Of course - I'm not an economist so I may have this all totally wrong...
Hurrah! After years of lobbying and cogitating - passenger lifts have been installed at Morpeth Rail Station! And they did a thorough job taking a full six months or more to complete the job. So now we have smart, functioning lifts waiting to be used - except that they are out of service because a telecoms company (it might be BT, I don't know) hasn't got around to installing the telephone line for the emergency phone. And of course, it wouldn't be safe to operate a passenger lift without and emergency phone - so passengers still have to lug their bags up and down the stairs, and the northbound platform remains inaccessible to wheelchair users etc.
And Hurrah! Live information boards have finally been installed on the station, again after several years of lobbying by SENRUG and others. So for the past three - four months, passengers have been clearly told where they are (Morpeth Station) and the time. Unfortunately, when a train appears or is imminent - the screen shows a fascinating but uninformative array of gobbledegook, possibly even unintelligible to an IT database specialist. Again - I am given to understand the problem is the final telecoms link-up hasn't been completed successfully.
All a bit of a shambles really...
Well - the main workshop being held Phil Jones, the consultant brought in to carry out the transport review of Morpeth, is on today. The 'Lights Out' campaign were out in force over the weekend trying to 'bounce' the study into a quick and narrow conclusion, but Phil (and election purdah) are making it quite clear that the report won't be out till after the local elections. Arguably - the yellows 'running' the Council would have come to precisely a quick and narrow decision if the blues hadn't backed the 'Lights Out' campaign so vigorously and made it a political issue.
But of course, in truth, neither a mini-roundabout nor traffic lights is really going to address the roots of the congestion issue. There is simply too much traffic crossing the Telford Bridge - and we need more fundamental solutions than a choice of traffic management options, because we are likely to have even more traffic trying to get through the bottleneck, regardless of the specific impact of the new Dark Lane supermarket and whichever operator takes over the existing supermarket. And the much vaunted Northern Bypass - due to be opened in 2016 at the very earliest - isn't going to make that much difference in my opinion. Large and heavy vehicles from the south will still need to come through Morpeth because the A1 River Viaduct won't take them.
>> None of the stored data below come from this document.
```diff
+  hipLaunchKernelGGL(dc_setup, dim3(1), dim3(1024), 0, h->stream, B, L, L, np, dd, ee, scale);
+  hipLaunchKernelGGL(dc_leaf, dim3(1u << D), dim3(256), 0, h->stream, dd, ee, s, LD, Ub[0], Wb[0], sg[0]);
+  ND4_HIP(hipGetLastError());
+  int cur = 0;
+  for (int d = D - 1; d >= 0; d--) {
+    const int m = (1 << (D - d)) * (s + 1) - 1, nl = (m - 1) / 2, nr = m - 1 - nl, Q = 1 << d;
+    g.m = m; g.nl = nl; g.nr = nr;
+    g.sig_in = sg[cur]; g.sig_out = sg[cur ^ 1];
+    g.Win = Wb[cur]; g.Wout = Wb[cur ^ 1]; g.Uout = Ub[cur ^ 1];
+    g.UAt = UAt; g.VAt = VAt;
+    g.stats = stats + 2 * d;
+    g.nreal = d == 0 ? L : 0;
+    hipLaunchKernelGGL(dc_prep, dim3((unsigned)Q), dim3(PREP_T), 0, h->stream, g);
+    hipLaunchKernelGGL(dc_secular, dim3((unsigned)((m + 3) / 4), (unsigned)Q), dim3(256), 0, h->stream, g);
+    hipLaunchKernelGGL(dc_zhat, dim3((unsigned)((m + 3) / 4), (unsigned)Q), dim3(256), 0, h->stream, g);
+    hipLaunchKernelGGL(dc_vectors, dim3((unsigned)m, (unsigned)Q), dim3(256), 0, h->stream, g);
+    hipLaunchKernelGGL(dc_rotate, dim3((unsigned)Q), dim3(256), 0, h->stream, g);
+    hipLaunchKernelGGL(dc_zero_ucols, dim3((unsigned)((m + 255) / 256), (unsigned)Q), dim3(256), 0, h->stream, Ub[cur], m, nl, LD);
+    ND4_HIP(hipGetLastError());
+    const long S = (long)(m + 1) * (LD + 1);
+    const long top = 0, bot = (long)(nl + 1) * (LD + 1);
+    ND4_TRY(nd4_gemm(h, false, true, nl, m, nl + 1, 1.0, Ub[cur] + top, LD, S, UAt, LD, S, 0.0, Ub[cur ^ 1], LD, S, Q));
+    ND4_TRY(nd4_gemm(h, false, true, nr, m, nr + 1, 1.0, Ub[cur] + bot, LD, S, UAt + (nl + 1), LD, S, 0.0,
+                     Ub[cur ^ 1] + (long)(nl + 1) * LD, LD, S, Q));
+    ND4_TRY(nd4_gemm(h, false, true, nl + 1, m, nl + 1, 1.0, Wb[cur] + top, LD, S, VAt, LD, S, 0.0, Wb[cur ^ 1], LD, S, Q));
+    ND4_TRY(nd4_gemm(h, false, true, nr + 1, m, nr + 1, 1.0, Wb[cur] + bot, LD, S, VAt + (nl + 1), LD, S, 0.0,
+                     Wb[cur ^ 1] + (long)(nl + 1) * LD, LD, S, Q));
+    cur ^= 1;
+  }
+  ND4_TRY(nd4_gemm(h, false, false, L, L, L, 1.0, Ubd, L, 0, Ub[cur], LD, 0, 0.0, U, L, 0, 1));
+  ND4_TRY(nd4_gemm(h, true, false, L, L, L, 1.0, Wb[cur], LD, 0, Vbd, L, 0, 0.0, V, L, 0, 1));
+  hipLaunchKernelGGL(dc_finish, dim3((unsigned)((L + 255) / 256)), dim3(256), 0, h->stream, sg[cur], scale, L, sv);
+  ND4_HIP(hipGetLastError());
+  static const bool stats_on = getenv("ND4HIP_DC_STATS") != nullptr;
+  if (stats_on) {
+    unsigned long long hs[48];
+    ND4_HIP(hipMemcpyAsync(hs, stats, sizeof(unsigned long long) * 2 * D, hipMemcpyDeviceToHost, h->stream));
+    ND4_HIP(hipStreamSynchronize(h->stream));
+    for (int d = 0; d < D; d++) {
+      const int m = (1 << (D - d)) * (s + 1) - 1;
+      fprintf(stderr, "[nd4hip bdsdc] L=%d n'=%d leaf %d: level %d (%d merges of %d): secular evaluations %llu, max per root %llu\n",
+              L, np, s, d, 1 << d, m, hs[2 * d], hs[2 * d + 1]);
+    }
+  }
+  return 0;
+}
diff --git a/nd4js_amd/csrc/bidiag.hip b/nd4js_amd/csrc/bidiag.hip
--- a/nd4js_amd/csrc/bidiag.hip
+++ b/nd4js_amd/csrc/bidiag.hip
@@ -726,7 +726,7 @@
 
 }
 
-int nd4_gebrd(nd4hip_handle* h, int64_t batch64, int64_t M64, int64_t N64, const double* A, double* U, double* B, double* V) {
+int nd4_gebrd_ex(nd4hip_handle* h, int64_t batch64, int64_t M64, int64_t N64, const double* A, double* U, double* B, double* V, bool ref_signs) {
   ND4_CHECK_ARG(M64 < 32768 && N64 < 32768 && batch64 < 65536, "nd4_gebrd: extent out of range");
   const int M = (int)M64, N = (int)N64, batch = (int)batch64;
   if (M == 0 || N == 0 || batch == 0) return 0;
@@ -871,5 +871,10 @@
   }
   }
   ND4_HIP(hipGetLastError());
+  if (!ref_signs) return 0;
   return nd4_givens_signs(h, batch, M, K, J, M > N, U, K, (long)M * K, B, J, (long)K * J, tauL, K, flips);
 }
+
+int nd4_gebrd(nd4hip_handle* h, int64_t batch, int64_t M, int64_t N, const double* A, double* U, double* B, double* V) {
+  return nd4_gebrd_ex(h, batch, M, N, A, U, B, V, true);
+}
diff --git a/nd4js_amd/csrc/nd4hip_internal.h b/nd4js_amd/csrc/nd4hip_internal.h
--- a/nd4js_amd/csrc/nd4hip_internal.h
+++ b/nd4js_amd/csrc/nd4hip_internal.h
@@ -91,6 +91,8 @@
 int nd4_ldltrf(nd4hip_handle* h, int64_t batch, int64_t N, const double* S, double* LD);
 int nd4_ldltrs(nd4hip_handle* h, int64_t batch, int64_t N, int64_t J, const double* LD, int64_t sLD, const double* Y, int64_t sY, double* X);
 int nd4_gebrd(nd4hip_handle* h, int64_t batch, int64_t M, int64_t N, const double* A, double* U, double* B, double* V);
+int nd4_gebrd_ex(nd4hip_handle* h, int64_t batch, int64_t M, int64_t N, const double* A, double* U, double* B, double* V, bool ref_signs);
+int nd4_bdsdc_svd(nd4hip_handle* h, int L, const double* Ubd, const double* B, const double* Vbd, double* U, double* sv, double* V);
 int nd4_gehrd(nd4hip_handle* h, int64_t batch, int64_t N, const double* A, double* U, double* H);
 int nd4_potrf(nd4hip_handle* h, int64_t batch, int64_t N, const double* S, double* L, int* flags);
 int nd4_potrs(nd4hip_handle* h, int64_t batch, int64_t N, int64_t J, const double* L, int64_t sL, const double* Y, int64_t sY, double* X);
diff --git a/nd4js_amd/csrc/svd.hip b/nd4js_amd/csrc/svd.hip
--- a/nd4js_amd/csrc/svd.hip
+++ b/nd4js_amd/csrc/svd.hip
@@ -454,6 +454,34 @@
   return 0;
 }
 
+int dc_square(nd4hip_handle* h, int N, const double* W, double* U, double* sv, double* V, int* sweeps_out, double* offnorm_out) {
+  Nd4WsScope scope(h);
+  const size_t sq = (size_t)N * N;
+  void* p = nullptr;
+  ND4_TRY(nd4_ws_alloc(h, sizeof(double) * 3 * sq, &p));
+  double* Ubd = static_cast<double*>(p);
+  double* Bd = Ubd + sq;
+  double* Vbd = Bd + sq;
+  ND4_TRY(nd4_gebrd_ex(h, 1, N, N, W, Ubd, Bd, Vbd, false));
+  ND4_HIP(hipStreamSynchronize(h->stream));
+  ND4_TRY(nd4_xchg_check(h, "nd4hip_dgesvdj (bidiagonalisation)"));
+  ND4_TRY(nd4_bdsdc_svd(h, N, Ubd, Bd, Vbd, U, sv, V));
+  h->svd_sweeps = 0; h->svd_rotations = 0; h->svd_offnorm = 0.0;
+  if (sweeps_out) *sweeps_out = 0;
+  if (offnorm_out) *offnorm_out = 0.0;
+  return 0;
+}
+
+int square_svd(nd4hip_handle* h, int batch, int N, double* W, double* U, double* sv, double* V, int* sweeps_out, double* offnorm_out) {
+  const char* dc_env = getenv("ND4HIP_SVD_DC");
+  const bool dc_off = dc_env != nullptr && dc_env[0] == '0';
+  if (!dc_off && batch == 1 && N > 1024 && N <= 2048) {
+    const int rc = dc_square(h, N, W, U, sv, V, sweeps_out, offnorm_out);
+    if (rc != ND4HIP_ERR_XCHG) return rc;
+  }
+  return jacobi_square(h, batch, N, W, U, sv, V, sweeps_out, offnorm_out);
+}
+
 }
 
 int nd4_gesvdj(nd4hip_handle* h, int64_t batch64, int64_t M64, int64_t N64, const double* A,
@@ -469,14 +497,14 @@
     ND4_TRY(nd4_ws_alloc(h, sizeof(double) * (size_t)batch * sL, &p));
     double* W = static_cast<double*>(p);
     ND4_HIP(hipMemcpyAsync(W, A, sizeof(double) * (size_t)batch * sL, hipMemcpyDeviceToDevice, h->stream));
-    return jacobi_square(h, batch, N, W, U, sv, V, sweeps_out, offnorm_out);
+    return square_svd(h, batch, N, W, U, sv, V, sweeps_out, offnorm_out);
   }
   const long sA = (long)M * N;
   if (M > N) {
     ND4_TRY(nd4_ws_alloc(h, sizeof(double) * (size_t)batch * (sA + 2 * sL), &p));
     double* Q = static_cast<double*>(p); double* R = Q + (size_t)batch * sA; double* Ur = R + (size_t)batch * sL;
     ND4_TRY(nd4_geqrf_q(h, batch, M, N, A, Q, R));
-    ND4_TRY(jacobi_square(h, batch, N, R, Ur, sv, V, sweeps_out, offnorm_out));
+    ND4_TRY(square_svd(h, batch, N, R, Ur, sv, V, sweeps_out, offnorm_out));
     return nd4_gemm(h, false, false, M, N, N, 1.0, Q, N, sA, Ur, N, sL, 0.0, U, N, sA, batch);
   }
   ND4_TRY(nd4_ws_alloc(h, sizeof(double) * (size_t)batch * (2 * sA + 3 * sL), &p));
@@ -485,6 +513,6 @@
   ND4_TRY(nd4_transpose(h, M, N, A, N, At, M, batch, sA, sA));
   ND4_TRY(nd4_geqrf_q(h, batch, N, M, At, Q, R));
   ND4_TRY(nd4_transpose(h, M, M, R, M, Rt, M, batch, sL, sL));
-  ND4_TRY(jacobi_square(h, batch, M, Rt, U, sv, Vr, sweeps_out, offnorm_out));
+  ND4_TRY(square_svd(h, batch, M, Rt, U, sv, Vr, sweeps_out, offnorm_out));
   return nd4_gemm(h, false, true, M, N, M, 1.0, Vr, M, sL, Q, M, sA, 0.0, V, N, sA, batch);
 }
```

Drivers that don't use the Seaton Burn junction and dual carriageway spine road into SE Northumberland are hardly likely to drive past Morpeth and use a single carriageway bypass. And as St. George's, Northgate and Fairmoor are developed - the new bypass will become a clogged access roard - exactly the same mistake (though smaller) as building the Metro Centre and Team Valley Ind Estate along the Gateshead Western Bypass.
And - a lot of the Telford Bridge traffic is going to places in Morpeth not passing through. Morpeth relies on people coming into the town but we need them to come in on foot, by bike, by bus, using park & ride schemes, car sharing - any way that will being people in without getting congested with cars. Maybe we need more home delivery services (including the independent shops?) so people don't need cars to get their shopping home. And we certainly need to plan and locate facilities to reduce the need to cross the river. There's a lot more to it than a simply choice between roundabout and traffic lights - so I'm glad the study is a Transport Review not a Traffic Management Study. And I hope Phil is allowed to come up with some radical suggestions which will be taken seriously by the next administration of the County Council.